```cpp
#ifndef MSDF_EC_QUERY_WAVES_PER_SIMD
#define MSDF_EC_QUERY_WAVES_PER_SIMD 3
#endif
#if defined(MSDF_PROFILE_QUERY)
__device__ unsigned long long gQueryProfile[24];
#if MSDF_PROFILE_QUERY >= 2
#define MSDF_QSTAMP(x) asm volatile("s_waitcnt vmcnt(0) lgkmcnt(0)" ::: "memory"); const unsigned long long x = __builtin_readcyclecounter()
#else
#define MSDF_QSTAMP(x) const unsigned long long x = __builtin_readcyclecounter()
#endif
#endif
template <int N, bool OVERLAP>
__global__ void __launch_bounds__(WAVE, MSDF_EC_QUERY_WAVES_PER_SIMD)
k_ec_query(int nGlyphs, const int32_t *__restrict__ glyphContourOffsets, const int32_t *__restrict__ contourOffsets, const EdgeRec *__restrict__ recs,
           const int8_t *__restrict__ windings, const MsdfHipGlyph *__restrict__ glyphs, int width, int height, const float *__restrict__ src, float *__restrict__ out,
           uint8_t *__restrict__ stencilOut, MsdfHipConfig cfg, const EcGlyphParams *__restrict__ glyphParams, const EcCandidate *__restrict__ cands, unsigned seg,
           const int *__restrict__ offsets, int *__restrict__ counter, int itemsPerTicket, int slotCap, int slotOffset, EcQueryPolicy lpcMaxContours,
           unsigned *__restrict__ overflowOut, const int *__restrict__ order, int queryFlags) {
    if (overflowOut && blockIdx.x == 0 && threadIdx.x == 0)
        *overflowOut = reinterpret_cast<const unsigned *>(cands)[0];
    BatchView batch;
    batch.nGlyphs = nGlyphs, batch.glyphContourOffsets = glyphContourOffsets, batch.contourOffsets = contourOffsets, batch.recs = recs, batch.windings = windings;
    extern __shared__ double smemLds[];
    PBSlot *slotBuf = reinterpret_cast<PBSlot *>(smemLds+slotOffset);
    const unsigned *header = reinterpret_cast<const unsigned *>(cands);
    const size_t texelsPerGlyph = (size_t) width*height;
    const int chunks = offsets[batch.nGlyphs], coopItems = offsets[2*batch.nGlyphs+1];
    const int tickets = chunks+(coopItems+itemsPerTicket-1)/itemsPerTicket;
    lpcMaxContours.lpcMaxEdges = offsets[2*batch.nGlyphs+3]&((1<<30)-1);
    if (offsets[2*batch.nGlyphs+3]&(1<<30))
        lpcMaxContours.gridSteps = 0;
#if defined(MSDF_PROFILE_QUERY)
    MSDF_QSTAMP(qStart);
    unsigned long long qAcc[8] = { 0, 0, 0, 0, 0, 0, 0, 0 }, qItems[4] = { 0, 0, 0, 0 }, qLongest = 0, qLastWork = 0, qLongestWho = 0;
#endif
    const int dealt = (queryFlags&1) ? (int) gridDim.x : 0;
    for (int round = 0;; ++round) {
#if defined(MSDF_PROFILE_QUERY)
        MSDF_QSTAMP(q0);
#endif
        int ticket = 0;
        if (dealt && (queryFlags&4) && round > 0) {
            const int q = (int) blockIdx.x&7;
            if (threadIdx.x == 0)
                ticket = atomicAdd(counter+(ecQueuesAt(batch.nGlyphs)-(2*(size_t) batch.nGlyphs+2))+16*q, 1);
            ticket = dealt+__builtin_amdgcn_readfirstlane(ticket)*8+q;
            if (ticket >= tickets)
                break;
        } else if (dealt) {
            if ((long long) round*dealt >= tickets)
                break;
            ticket = (round&1) ? (round+1)*dealt-1-(int) blockIdx.x : round*dealt+(int) blockIdx.x;
            if (ticket >= tickets)
                continue;
        } else {
            if (threadIdx.x == 0)
                ticket = atomicAdd(counter, 1);
            ticket = __builtin_amdgcn_readfirstlane(ticket);
            if (ticket >= tickets)
                break;
        }
#if defined(MSDF_PROFILE_QUERY)
        MSDF_QSTAMP(q1);
        qAcc[0] += q1-q0;
#endif
        const int *part = ticket < chunks ? offsets : offsets+batch.nGlyphs+1;
        const int first = ticket < chunks ? ticket : (ticket-chunks)*itemsPerTicket;
        const int last = ticket < chunks ? first+1 : (first+itemsPerTicket < coopItems ? first+itemsPerTicket : coopItems);
        int lo = 0, hi = batch.nGlyphs-1;
        while (lo < hi) {
            const int mid = (lo+hi)>>1;
            if (part[mid+1] > first)
                hi = mid;
            else
                lo = mid+1;
        }
        int pos = lo;
        MSDF_NOUNROLL
        for (int i = first; i < last; ++i) {
#if defined(MSDF_PROFILE_QUERY)
        MSDF_QSTAMP(q2a);
#endif
        while (part[pos+1] <= i)
            ++pos;
        const int item = i-part[pos];
        const int g = order ? order[pos] : pos;
#if defined(MSDF_PROFILE_QUERY)
        MSDF_QSTAMP(q2);
        qAcc[1] += q2-(i == first ? q1 : q2a);
#endif
        const unsigned count = header[1+g];
        const EcCandidate *segment = cands+ecHeaderRecords(batch.nGlyphs)+(size_t) g*seg;
        const int c0 = batch.glyphContourOffsets[g], C = batch.glyphContourOffsets[g+1]-c0;
        const int32_t *coff = batch.contourOffsets+c0;
        const MsdfHipGlyph gd = glyphs[g];
        EcParams p;
        p.t = loadXform(gd);
        p.minDeviationRatio = cfg.min_deviation_ratio;
        p.minImproveRatio = cfg.min_improve_ratio;
        p.mode = cfg.ec_mode, p.distanceCheck = cfg.ec_distance_check, p.overlap = OVERLAP, p.stageLimit = 0;
        const EcGlyphParams gp = glyphParams[g];
        p.hSpan = gp.hSpan, p.vSpan = gp.vSpan, p.dSpan = gp.dSpan, p.texelX = gp.texelX, p.texelY = gp.texelY;
        p.radiusH = gp.radiusH, p.radiusV = gp.radiusV, p.radiusD = gp.radiusD;
        SdfView sdf;
        sdf.px = src+(size_t) g*texelsPerGlyph*N;
        sdf.w = width, sdf.h = height, sdf.N = N, sdf.flip = gd.flip;
        const int nE = coff[C]-coff[0];
        WindingMasks wind;
        wind.mem = batch.windings+c0;
        wind.pos = wind.neg = 0;
        if (OVERLAP) {
            const int w = (int) threadIdx.x < C ? (int) wind.mem[threadIdx.x] : 0;
            wind.pos = __ballot(w > 0), wind.neg = __ballot(w < 0);
        }
#if defined(MSDF_PROFILE_QUERY)
        MSDF_QSTAMP(q3);
        qAcc[2] += q3-q2;
        unsigned long long q4 = q3;
        const bool qChunk = ecQueryListedFirst(count, nE, C, lpcMaxContours);
#endif
        const int gridS = ecQueryGridSlices(count, nE, C, lpcMaxContours);
        if (gridS) {
            PsdfQueryGrid<OVERLAP, WindingMasks> query;
            query.rec = batch.recs+coff[0], query.coff = coff, query.windings = wind, query.C = C, query.res = smemLds+threadIdx.x;
            query.S = gridS, query.slice = (int) threadIdx.x&(gridS-1);
            const unsigned k = (unsigned) item*(unsigned) (WAVE/gridS)+threadIdx.x/(unsigned) gridS;
            if (k < count) {
                const EcCandidate cand = segment[k];
                const size_t texel = cand.texel;
                const int rem = (int) (texel-(size_t) g*texelsPerGlyph);
                const int yn = rem/width, x = rem%width;
                const int ys = gd.flip ? height-1-yn : yn;
                const bool artifact = ecEvaluateCandidate(sdf, p, x, ys, cand.t, (cand.dir&3)-1, ((cand.dir>>2)&3)-1, query);
                if (artifact && query.slice == 0) {
                    const float *in = sdf.native(x, yn);
                    const float m = medianf(in[0], in[1], in[2]);
                    float *px = out+gd.out_offset+(ptrdiff_t) gd.row_stride*yn+(ptrdiff_t) N*x;
                    px[0] = m, px[1] = m, px[2] = m;
                    if (stencilOut)
                        stencilOut[stencilIndex(texel, yn, width, height, cfg.stencil_y_down)] |= (uint8_t) EC_ERROR;
// ... 598 lines not shown
```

**Exercise directions:**
Pull every line containing the string "bool" out of the data above and copy it.

**Exercise answer:**
template <int N, bool OVERLAP>
        const bool qChunk = ecQueryListedFirst(count, nE, C, lpcMaxContours);
                const bool artifact = ecEvaluateCandidate(sdf, p, x, ys, cand.t, (cand.dir&3)-1, ((cand.dir>>2)&3)-1, query);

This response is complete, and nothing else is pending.